◆ GOAL OF THE EXERCISE ◆
Each entry here is to be restated word for word.

◆ RECORDS FOR THE TASK ◆
+    float raw[NIT][8];
+    float gs[8], gh[8];
+    unsigned inb = 0;
+    auto issue = [&](int tile, int cc) {
+        int b, cout0, z0, y0, x0;
+        decode(tile, b, cout0, z0, y0, x0);
+        const int ch = cc * CW + c * 8;
+        if (has_gn) {
+            const float4* ps = reinterpret_cast<const float4*>(a.gn_scale + (long)b * Cin + ch);
+            const float4* pt = reinterpret_cast<const float4*>(a.gn_shift + (long)b * Cin + ch);
+            const float4 s0 = ps[0], s1 = ps[1], h0 = pt[0], h1 = pt[1];
+            gs[0] = s0.x; gs[1] = s0.y; gs[2] = s0.z; gs[3] = s0.w; gs[4] = s1.x; gs[5] = s1.y; gs[6] = s1.z; gs[7] = s1.w;
+            gh[0] = h0.x; gh[1] = h0.y; gh[2] = h0.z; gh[3] = h0.w; gh[4] = h1.x; gh[5] = h1.y; gh[6] = h1.z; gh[7] = h1.w;
+        } else {
+#pragma unroll
+            for (int j = 0; j < 8; ++j) { gs[j] = 1.f; gh[j] = 0.f; }
+        }
+        inb = 0;
+#pragma unroll
+        for (int it = 0; it < NIT; ++it) {
+            const int v = min(vsub + it * VPI, HALO - 1);
+            const int hx = v % HX, hy = (v / HX) % C16_H1, hz = v / (HX * C16_H1);
+            const int gz = z0 + hz - 1, gy = y0 + hy - 1, gx = x0 + hx - 1;
+            if (gz >= 0 && gz < a.I0 && gy >= 0 && gy < a.I1 && gx >= 0 && gx < a.I2) inb |= 1u << it;
+            const int cz = min(max(gz, 0), a.I0 - 1), cy = min(max(gy, 0), a.I1 - 1), cx = min(max(gx, 0), a.I2 - 1);
+            load8<true>(a.x, ((((long)b * a.I0 + cz) * a.I1 + cy) * a.I2 + cx) * Cin + ch, raw[it]);
+        }
+    };
+    auto commit = [&](int buf) {
+        f16* const s_hi = s_buf + buf * UNIT;
+#pragma unroll
+        for (int it = 0; it < NIT; ++it) {
+            const int v = vsub + it * VPI;
+            const bool in = (inb >> it) & 1u;
+            f16x8 h, l;
+#pragma unroll
+            for (int j = 0; j < 8; ++j) {
+                const float val = in ? raw[it][j] * gs[j] + gh[j] : 0.f;
+                h[j] = (f16)val; l[j] = (f16)(val - (float)h[j]);
+            }
+            if (v < HALO) {
+                const int off = c * PLANE + v * 8;
+                *reinterpret_cast<f16x8*>(s_hi + off) = h;
+                *reinterpret_cast<f16x8*>(s_hi + CPV * PLANE + off) = l;
+            }
+        }
+    };
+    f32x4 acc[R][NB];
+    auto zero_acc = [&]() {
+#pragma unroll
+        for (int r = 0; r < R; ++r)
+#pragma unroll
+            for (int nb = 0; nb < NB; ++nb) acc[r][nb] = f32x4{0.f, 0.f, 0.f, 0.f};
+    };
+    auto kloop = [&](int cc, int buf, int cout0, auto prefetch) {
+        const f16* const s_hi = s_buf + buf * UNIT;
+        auto x_off = [&](int ks, int* off) {
+            const int ta = 2 * ks, tb = (2 * ks + 1 < 27) ? 2 * ks + 1 : 26;
+            const int offa = ((ta / 9) - 1) * C16_H1 * HX + (((ta / 3) % 3) - 1) * HX + ((ta % 3) - 1);
+            const int offb = ((tb / 9) - 1) * C16_H1 * HX + (((tb / 3) % 3) - 1) * HX + ((tb % 3) - 1);
+            const int voff = (kg >> 1) ? offb : offa;
+            const bool dead = !ONE && ks == NSTEPS - 1 && (kg >> 1);
+#pragma unroll
+            for (int r = 0; r < R; ++r) off[r] = dead ? ZOFF - buf * UNIT : (kg & 1) * PLANE + (rbase[r] + voff) * 8;
+        };
+        auto w_index = [&](int ks, int nb) -> long {
+            const int tap = ONE ? 2 * ks + (kg >> 1) : min(2 * ks + (kg >> 1), 26);
+            const int k = tap * Cin + cc * CW + (kg & 1) * 8;
+            return ((long)((k >> 5) * ncb + (cout0 >> 4) + nb) * 64 + ((k >> 3) & 3) * 16 + vl) * 8;
+        };
+        auto load_w = [&](int ks, f16x8* wh, f16x8* wl) {
+#pragma unroll
+            for (int nb = 0; nb < NB; ++nb) {
+                const long widx = w_index(ks, nb);
+                wh[nb] = *reinterpret_cast<const f16x8*>(a.wp_hi + widx);
+                wl[nb] = *reinterpret_cast<const f16x8*>(a.wp_lo + widx);
+            }
+        };
+        f16x8 xh[R], xl[R];
+        auto step = [&](int ks, f16x8* wh, f16x8* wl, f16x8* whn, f16x8* wln, auto mid) {
+            const int ksn = ks + 1 < NSTEPS ? ks + 1 : ks;
+            int offn[R];
+            x_off(ksn, offn);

◆ TASK OUTPUT ◆
+    float raw[NIT][8];
+    float gs[8], gh[8];
+    unsigned inb = 0;
+    auto issue = [&](int tile, int cc) {
+        int b, cout0, z0, y0, x0;
+        decode(tile, b, cout0, z0, y0, x0);
+        const int ch = cc * CW + c * 8;
+        if (has_gn) {
+            const float4* ps = reinterpret_cast<const float4*>(a.gn_scale + (long)b * Cin + ch);
+            const float4* pt = reinterpret_cast<const float4*>(a.gn_shift + (long)b * Cin + ch);
+            const float4 s0 = ps[0], s1 = ps[1], h0 = pt[0], h1 = pt[1];
+            gs[0] = s0.x; gs[1] = s0.y; gs[2] = s0.z; gs[3] = s0.w; gs[4] = s1.x; gs[5] = s1.y; gs[6] = s1.z; gs[7] = s1.w;
+            gh[0] = h0.x; gh[1] = h0.y; gh[2] = h0.z; gh[3] = h0.w; gh[4] = h1.x; gh[5] = h1.y; gh[6] = h1.z; gh[7] = h1.w;
+        } else {
+#pragma unroll
+            for (int j = 0; j < 8; ++j) { gs[j] = 1.f; gh[j] = 0.f; }
+        }
+        inb = 0;
+#pragma unroll
+        for (int it = 0; it < NIT; ++it) {
+            const int v = min(vsub + it * VPI, HALO - 1);
+            const int hx = v % HX, hy = (v / HX) % C16_H1, hz = v / (HX * C16_H1);
+            const int gz = z0 + hz - 1, gy = y0 + hy - 1, gx = x0 + hx - 1;
+            if (gz >= 0 && gz < a.I0 && gy >= 0 && gy < a.I1 && gx >= 0 && gx < a.I2) inb |= 1u << it;
+            const int cz = min(max(gz, 0), a.I0 - 1), cy = min(max(gy, 0), a.I1 - 1), cx = min(max(gx, 0), a.I2 - 1);
+            load8<true>(a.x, ((((long)b * a.I0 + cz) * a.I1 + cy) * a.I2 + cx) * Cin + ch, raw[it]);
+        }
+    };
+    auto commit = [&](int buf) {
+        f16* const s_hi = s_buf + buf * UNIT;
+#pragma unroll
+        for (int it = 0; it < NIT; ++it) {
+            const int v = vsub + it * VPI;
+            const bool in = (inb >> it) & 1u;
+            f16x8 h, l;
+#pragma unroll
+            for (int j = 0; j < 8; ++j) {
+                const float val = in ? raw[it][j] * gs[j] + gh[j] : 0.f;
+                h[j] = (f16)val; l[j] = (f16)(val - (float)h[j]);
+            }
+            if (v < HALO) {
+                const int off = c * PLANE + v * 8;
+                *reinterpret_cast<f16x8*>(s_hi + off) = h;
+                *reinterpret_cast<f16x8*>(s_hi + CPV * PLANE + off) = l;
+            }
+        }
+    };
+    f32x4 acc[R][NB];
+    auto zero_acc = [&]() {
+#pragma unroll
+        for (int r = 0; r < R; ++r)
+#pragma unroll
+            for (int nb = 0; nb < NB; ++nb) acc[r][nb] = f32x4{0.f, 0.f, 0.f, 0.f};
+    };
+    auto kloop = [&](int cc, int buf, int cout0, auto prefetch) {
+        const f16* const s_hi = s_buf + buf * UNIT;
+        auto x_off = [&](int ks, int* off) {
+            const int ta = 2 * ks, tb = (2 * ks + 1 < 27) ? 2 * ks + 1 : 26;
+            const int offa = ((ta / 9) - 1) * C16_H1 * HX + (((ta / 3) % 3) - 1) * HX + ((ta % 3) - 1);
+            const int offb = ((tb / 9) - 1) * C16_H1 * HX + (((tb / 3) % 3) - 1) * HX + ((tb % 3) - 1);
+            const int voff = (kg >> 1) ? offb : offa;
+            const bool dead = !ONE && ks == NSTEPS - 1 && (kg >> 1);
+#pragma unroll
+            for (int r = 0; r < R; ++r) off[r] = dead ? ZOFF - buf * UNIT : (kg & 1) * PLANE + (rbase[r] + voff) * 8;
+        };
+        auto w_index = [&](int ks, int nb) -> long {
+            const int tap = ONE ? 2 * ks + (kg >> 1) : min(2 * ks + (kg >> 1), 26);
+            const int k = tap * Cin + cc * CW + (kg & 1) * 8;
+            return ((long)((k >> 5) * ncb + (cout0 >> 4) + nb) * 64 + ((k >> 3) & 3) * 16 + vl) * 8;
+        };
+        auto load_w = [&](int ks, f16x8* wh, f16x8* wl) {
+#pragma unroll
+            for (int nb = 0; nb < NB; ++nb) {
+                const long widx = w_index(ks, nb);
+                wh[nb] = *reinterpret_cast<const f16x8*>(a.wp_hi + widx);
+                wl[nb] = *reinterpret_cast<const f16x8*>(a.wp_lo + widx);
+            }
+        };
+        f16x8 xh[R], xl[R];
+        auto step = [&](int ks, f16x8* wh, f16x8* wl, f16x8* whn, f16x8* wln, auto mid) {
+            const int ksn = ks + 1 < NSTEPS ? ks + 1 : ks;
+            int offn[R];
+            x_off(ksn, offn);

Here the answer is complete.